Start of EXERCISE MATERIALS
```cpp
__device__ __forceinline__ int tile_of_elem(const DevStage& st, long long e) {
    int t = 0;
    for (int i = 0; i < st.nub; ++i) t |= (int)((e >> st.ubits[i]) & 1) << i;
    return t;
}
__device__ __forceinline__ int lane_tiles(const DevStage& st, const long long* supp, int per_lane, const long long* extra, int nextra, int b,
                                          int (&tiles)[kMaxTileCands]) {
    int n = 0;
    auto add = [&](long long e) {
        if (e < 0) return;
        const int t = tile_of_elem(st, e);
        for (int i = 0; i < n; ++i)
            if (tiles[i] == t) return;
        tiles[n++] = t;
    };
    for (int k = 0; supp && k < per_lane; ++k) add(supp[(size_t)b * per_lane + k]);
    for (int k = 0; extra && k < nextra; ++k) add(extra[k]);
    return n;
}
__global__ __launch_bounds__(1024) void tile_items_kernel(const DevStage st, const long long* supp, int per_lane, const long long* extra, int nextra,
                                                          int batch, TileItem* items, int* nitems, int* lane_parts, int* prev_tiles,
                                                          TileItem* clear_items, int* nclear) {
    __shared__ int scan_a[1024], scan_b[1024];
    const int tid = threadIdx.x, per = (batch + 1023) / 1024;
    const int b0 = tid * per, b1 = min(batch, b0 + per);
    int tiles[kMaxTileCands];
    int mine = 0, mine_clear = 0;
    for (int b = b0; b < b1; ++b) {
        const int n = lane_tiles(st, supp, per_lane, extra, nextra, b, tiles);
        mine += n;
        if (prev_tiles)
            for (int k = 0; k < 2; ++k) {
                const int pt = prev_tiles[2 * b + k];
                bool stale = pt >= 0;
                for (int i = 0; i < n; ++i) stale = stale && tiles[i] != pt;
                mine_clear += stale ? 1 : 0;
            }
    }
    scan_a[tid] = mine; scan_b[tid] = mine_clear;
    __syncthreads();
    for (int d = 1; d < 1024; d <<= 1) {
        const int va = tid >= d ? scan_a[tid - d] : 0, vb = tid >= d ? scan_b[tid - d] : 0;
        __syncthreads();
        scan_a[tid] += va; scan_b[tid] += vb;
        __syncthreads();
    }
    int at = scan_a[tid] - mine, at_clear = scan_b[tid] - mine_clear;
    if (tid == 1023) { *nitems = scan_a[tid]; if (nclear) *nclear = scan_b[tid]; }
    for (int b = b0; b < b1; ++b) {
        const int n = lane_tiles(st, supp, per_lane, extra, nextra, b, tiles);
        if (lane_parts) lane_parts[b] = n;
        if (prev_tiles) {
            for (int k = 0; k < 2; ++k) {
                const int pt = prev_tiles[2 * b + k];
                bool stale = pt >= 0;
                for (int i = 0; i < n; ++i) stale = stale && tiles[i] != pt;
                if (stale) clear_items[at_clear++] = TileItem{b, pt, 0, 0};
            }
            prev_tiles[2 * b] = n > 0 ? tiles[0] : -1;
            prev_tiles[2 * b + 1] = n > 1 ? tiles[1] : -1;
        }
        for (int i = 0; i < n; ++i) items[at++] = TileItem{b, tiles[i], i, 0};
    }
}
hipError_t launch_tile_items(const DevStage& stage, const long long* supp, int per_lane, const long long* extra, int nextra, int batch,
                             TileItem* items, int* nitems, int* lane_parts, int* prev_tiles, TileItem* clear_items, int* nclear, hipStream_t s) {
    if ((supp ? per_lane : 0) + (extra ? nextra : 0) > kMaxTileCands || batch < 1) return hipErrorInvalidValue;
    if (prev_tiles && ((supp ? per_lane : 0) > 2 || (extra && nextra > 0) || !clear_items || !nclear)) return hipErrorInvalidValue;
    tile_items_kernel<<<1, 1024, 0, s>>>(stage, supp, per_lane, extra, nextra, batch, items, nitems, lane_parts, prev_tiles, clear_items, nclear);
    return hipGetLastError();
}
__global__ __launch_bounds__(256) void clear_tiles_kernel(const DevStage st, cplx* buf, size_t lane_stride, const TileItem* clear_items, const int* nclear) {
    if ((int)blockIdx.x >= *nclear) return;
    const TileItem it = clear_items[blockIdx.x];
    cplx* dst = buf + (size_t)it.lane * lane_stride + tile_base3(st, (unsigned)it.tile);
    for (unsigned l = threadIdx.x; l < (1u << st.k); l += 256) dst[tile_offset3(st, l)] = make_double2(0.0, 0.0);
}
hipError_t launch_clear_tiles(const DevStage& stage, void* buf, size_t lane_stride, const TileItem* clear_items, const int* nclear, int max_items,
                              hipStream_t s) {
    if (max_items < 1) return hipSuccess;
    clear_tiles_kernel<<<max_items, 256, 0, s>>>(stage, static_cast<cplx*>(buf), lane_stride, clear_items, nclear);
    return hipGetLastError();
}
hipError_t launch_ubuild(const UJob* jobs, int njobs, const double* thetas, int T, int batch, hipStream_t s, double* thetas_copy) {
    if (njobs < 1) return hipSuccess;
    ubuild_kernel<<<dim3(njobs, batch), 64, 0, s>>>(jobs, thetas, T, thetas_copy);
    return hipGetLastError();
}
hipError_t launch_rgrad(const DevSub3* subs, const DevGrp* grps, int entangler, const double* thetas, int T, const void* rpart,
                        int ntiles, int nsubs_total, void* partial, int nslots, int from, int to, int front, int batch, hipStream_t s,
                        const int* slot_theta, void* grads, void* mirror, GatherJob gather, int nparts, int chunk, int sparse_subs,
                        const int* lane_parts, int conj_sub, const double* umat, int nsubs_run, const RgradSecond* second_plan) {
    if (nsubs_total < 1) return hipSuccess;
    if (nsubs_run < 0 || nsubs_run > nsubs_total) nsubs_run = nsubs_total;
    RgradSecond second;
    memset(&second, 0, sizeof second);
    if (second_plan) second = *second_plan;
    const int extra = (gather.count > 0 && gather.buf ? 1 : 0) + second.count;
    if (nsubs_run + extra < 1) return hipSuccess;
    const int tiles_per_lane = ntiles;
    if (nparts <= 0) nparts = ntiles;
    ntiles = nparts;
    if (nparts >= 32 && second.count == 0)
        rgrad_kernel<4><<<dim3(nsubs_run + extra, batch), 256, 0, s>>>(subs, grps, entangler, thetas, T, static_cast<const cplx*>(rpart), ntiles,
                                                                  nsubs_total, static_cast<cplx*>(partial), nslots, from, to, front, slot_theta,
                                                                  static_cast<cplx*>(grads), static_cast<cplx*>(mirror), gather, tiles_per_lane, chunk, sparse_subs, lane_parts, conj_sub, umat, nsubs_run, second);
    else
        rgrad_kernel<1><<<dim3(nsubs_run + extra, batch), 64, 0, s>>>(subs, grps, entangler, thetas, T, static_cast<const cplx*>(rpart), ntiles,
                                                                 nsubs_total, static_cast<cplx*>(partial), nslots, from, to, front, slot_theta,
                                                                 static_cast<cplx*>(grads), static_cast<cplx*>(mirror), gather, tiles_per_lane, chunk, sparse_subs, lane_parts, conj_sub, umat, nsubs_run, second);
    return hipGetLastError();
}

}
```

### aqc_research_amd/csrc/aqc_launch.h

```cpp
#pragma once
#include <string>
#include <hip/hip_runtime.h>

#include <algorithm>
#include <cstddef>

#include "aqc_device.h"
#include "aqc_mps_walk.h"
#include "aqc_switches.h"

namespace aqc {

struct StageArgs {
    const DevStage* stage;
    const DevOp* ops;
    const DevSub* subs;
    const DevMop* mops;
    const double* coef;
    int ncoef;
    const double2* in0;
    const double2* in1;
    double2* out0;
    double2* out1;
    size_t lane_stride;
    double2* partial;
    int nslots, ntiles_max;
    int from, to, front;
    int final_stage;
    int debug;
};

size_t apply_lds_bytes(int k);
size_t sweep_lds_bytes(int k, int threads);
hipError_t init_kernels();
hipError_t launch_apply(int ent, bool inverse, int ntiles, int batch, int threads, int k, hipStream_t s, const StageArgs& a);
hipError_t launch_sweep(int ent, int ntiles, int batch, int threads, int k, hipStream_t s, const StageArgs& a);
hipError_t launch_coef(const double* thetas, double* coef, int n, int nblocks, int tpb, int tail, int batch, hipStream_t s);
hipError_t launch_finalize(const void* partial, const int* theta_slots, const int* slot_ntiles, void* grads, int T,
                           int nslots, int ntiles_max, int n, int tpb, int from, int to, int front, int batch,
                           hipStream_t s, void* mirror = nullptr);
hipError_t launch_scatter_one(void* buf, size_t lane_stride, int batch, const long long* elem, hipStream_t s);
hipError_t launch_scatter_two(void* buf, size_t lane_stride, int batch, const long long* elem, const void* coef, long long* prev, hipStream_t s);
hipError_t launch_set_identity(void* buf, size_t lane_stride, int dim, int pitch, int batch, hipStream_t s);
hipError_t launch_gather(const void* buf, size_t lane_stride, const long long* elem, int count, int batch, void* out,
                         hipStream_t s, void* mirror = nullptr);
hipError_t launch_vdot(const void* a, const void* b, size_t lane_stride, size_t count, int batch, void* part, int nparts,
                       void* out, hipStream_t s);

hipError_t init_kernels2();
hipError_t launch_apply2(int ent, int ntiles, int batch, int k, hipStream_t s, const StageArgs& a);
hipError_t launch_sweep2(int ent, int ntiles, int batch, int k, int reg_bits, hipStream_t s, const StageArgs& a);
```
End of EXERCISE MATERIALS
Start of EXERCISE MATERIALS
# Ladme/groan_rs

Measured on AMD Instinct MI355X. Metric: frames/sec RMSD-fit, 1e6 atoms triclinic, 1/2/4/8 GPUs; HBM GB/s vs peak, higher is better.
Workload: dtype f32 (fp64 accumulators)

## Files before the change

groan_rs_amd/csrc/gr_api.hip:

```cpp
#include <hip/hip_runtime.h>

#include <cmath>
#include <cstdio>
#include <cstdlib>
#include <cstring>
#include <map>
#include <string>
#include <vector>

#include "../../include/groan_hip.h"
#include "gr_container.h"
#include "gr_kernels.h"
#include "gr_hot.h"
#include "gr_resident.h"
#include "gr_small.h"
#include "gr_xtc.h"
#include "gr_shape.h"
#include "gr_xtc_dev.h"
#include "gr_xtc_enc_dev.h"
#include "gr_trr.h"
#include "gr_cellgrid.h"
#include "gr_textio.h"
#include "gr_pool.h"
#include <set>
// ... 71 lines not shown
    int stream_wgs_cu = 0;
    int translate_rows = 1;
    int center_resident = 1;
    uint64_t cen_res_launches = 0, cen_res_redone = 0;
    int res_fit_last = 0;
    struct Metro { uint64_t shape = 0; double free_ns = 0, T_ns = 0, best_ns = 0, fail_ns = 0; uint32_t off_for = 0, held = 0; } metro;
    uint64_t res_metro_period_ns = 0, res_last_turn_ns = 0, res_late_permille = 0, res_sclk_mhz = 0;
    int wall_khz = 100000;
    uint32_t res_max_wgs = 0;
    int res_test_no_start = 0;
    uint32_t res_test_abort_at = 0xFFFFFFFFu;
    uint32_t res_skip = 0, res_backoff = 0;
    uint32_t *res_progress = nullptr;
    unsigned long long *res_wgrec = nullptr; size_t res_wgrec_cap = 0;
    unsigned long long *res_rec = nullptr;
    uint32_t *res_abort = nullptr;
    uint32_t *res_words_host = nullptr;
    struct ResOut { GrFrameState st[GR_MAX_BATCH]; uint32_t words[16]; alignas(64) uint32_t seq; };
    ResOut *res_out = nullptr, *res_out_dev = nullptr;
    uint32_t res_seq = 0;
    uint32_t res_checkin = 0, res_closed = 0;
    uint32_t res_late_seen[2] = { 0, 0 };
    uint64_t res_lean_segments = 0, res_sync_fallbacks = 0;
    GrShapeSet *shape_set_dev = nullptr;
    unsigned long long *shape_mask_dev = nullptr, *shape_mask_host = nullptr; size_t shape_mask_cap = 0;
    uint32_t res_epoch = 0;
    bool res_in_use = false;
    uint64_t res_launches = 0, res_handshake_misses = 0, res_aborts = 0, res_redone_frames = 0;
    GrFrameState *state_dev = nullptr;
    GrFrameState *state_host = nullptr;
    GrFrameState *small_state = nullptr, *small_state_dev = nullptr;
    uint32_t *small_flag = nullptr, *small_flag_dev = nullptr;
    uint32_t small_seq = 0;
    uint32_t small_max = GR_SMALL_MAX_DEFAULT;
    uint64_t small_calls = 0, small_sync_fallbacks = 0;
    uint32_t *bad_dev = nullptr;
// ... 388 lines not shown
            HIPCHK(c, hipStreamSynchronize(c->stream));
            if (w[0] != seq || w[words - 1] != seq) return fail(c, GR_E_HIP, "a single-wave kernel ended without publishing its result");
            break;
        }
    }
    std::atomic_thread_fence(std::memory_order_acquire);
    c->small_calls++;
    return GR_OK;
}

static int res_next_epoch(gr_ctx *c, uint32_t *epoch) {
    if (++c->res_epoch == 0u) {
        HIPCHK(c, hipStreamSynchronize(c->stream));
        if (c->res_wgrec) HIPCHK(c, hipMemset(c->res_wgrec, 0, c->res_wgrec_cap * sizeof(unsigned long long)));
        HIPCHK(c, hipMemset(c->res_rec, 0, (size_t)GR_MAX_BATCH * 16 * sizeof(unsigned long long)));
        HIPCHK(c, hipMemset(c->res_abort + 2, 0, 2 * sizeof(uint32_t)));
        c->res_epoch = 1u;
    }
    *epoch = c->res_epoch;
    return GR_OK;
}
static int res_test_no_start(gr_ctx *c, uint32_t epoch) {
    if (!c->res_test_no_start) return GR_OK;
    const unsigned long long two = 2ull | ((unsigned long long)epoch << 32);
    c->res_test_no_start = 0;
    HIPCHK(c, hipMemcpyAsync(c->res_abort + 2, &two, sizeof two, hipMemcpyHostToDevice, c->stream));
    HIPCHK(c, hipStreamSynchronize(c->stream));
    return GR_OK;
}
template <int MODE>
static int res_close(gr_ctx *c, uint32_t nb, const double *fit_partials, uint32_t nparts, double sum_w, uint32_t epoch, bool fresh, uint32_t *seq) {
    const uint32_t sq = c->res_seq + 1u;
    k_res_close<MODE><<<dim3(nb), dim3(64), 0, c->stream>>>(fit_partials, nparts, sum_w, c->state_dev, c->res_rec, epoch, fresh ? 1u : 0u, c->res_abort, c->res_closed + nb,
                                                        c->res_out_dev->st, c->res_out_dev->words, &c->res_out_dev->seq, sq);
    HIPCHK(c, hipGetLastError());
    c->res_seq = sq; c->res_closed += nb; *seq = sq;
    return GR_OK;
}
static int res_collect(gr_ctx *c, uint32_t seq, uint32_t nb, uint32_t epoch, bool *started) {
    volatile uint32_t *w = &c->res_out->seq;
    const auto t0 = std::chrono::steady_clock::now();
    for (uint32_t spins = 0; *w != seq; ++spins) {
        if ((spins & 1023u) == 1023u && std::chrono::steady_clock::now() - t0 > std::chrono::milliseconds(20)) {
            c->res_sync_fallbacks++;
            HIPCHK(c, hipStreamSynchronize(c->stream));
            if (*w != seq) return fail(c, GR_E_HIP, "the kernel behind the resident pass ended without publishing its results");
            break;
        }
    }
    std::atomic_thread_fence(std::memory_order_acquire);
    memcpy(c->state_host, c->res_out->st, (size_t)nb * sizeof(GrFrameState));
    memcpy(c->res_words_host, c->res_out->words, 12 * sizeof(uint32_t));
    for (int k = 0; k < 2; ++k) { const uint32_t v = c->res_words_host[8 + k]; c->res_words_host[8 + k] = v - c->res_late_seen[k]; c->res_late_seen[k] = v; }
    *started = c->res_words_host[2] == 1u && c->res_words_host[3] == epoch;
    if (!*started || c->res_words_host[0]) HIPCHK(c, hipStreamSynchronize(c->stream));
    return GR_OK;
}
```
End of EXERCISE MATERIALS
• WHAT IS EXPECTED:
Only a number is expected here: how many lines of the records above contain "csrc".

• EXERCISE SOLUTION:
2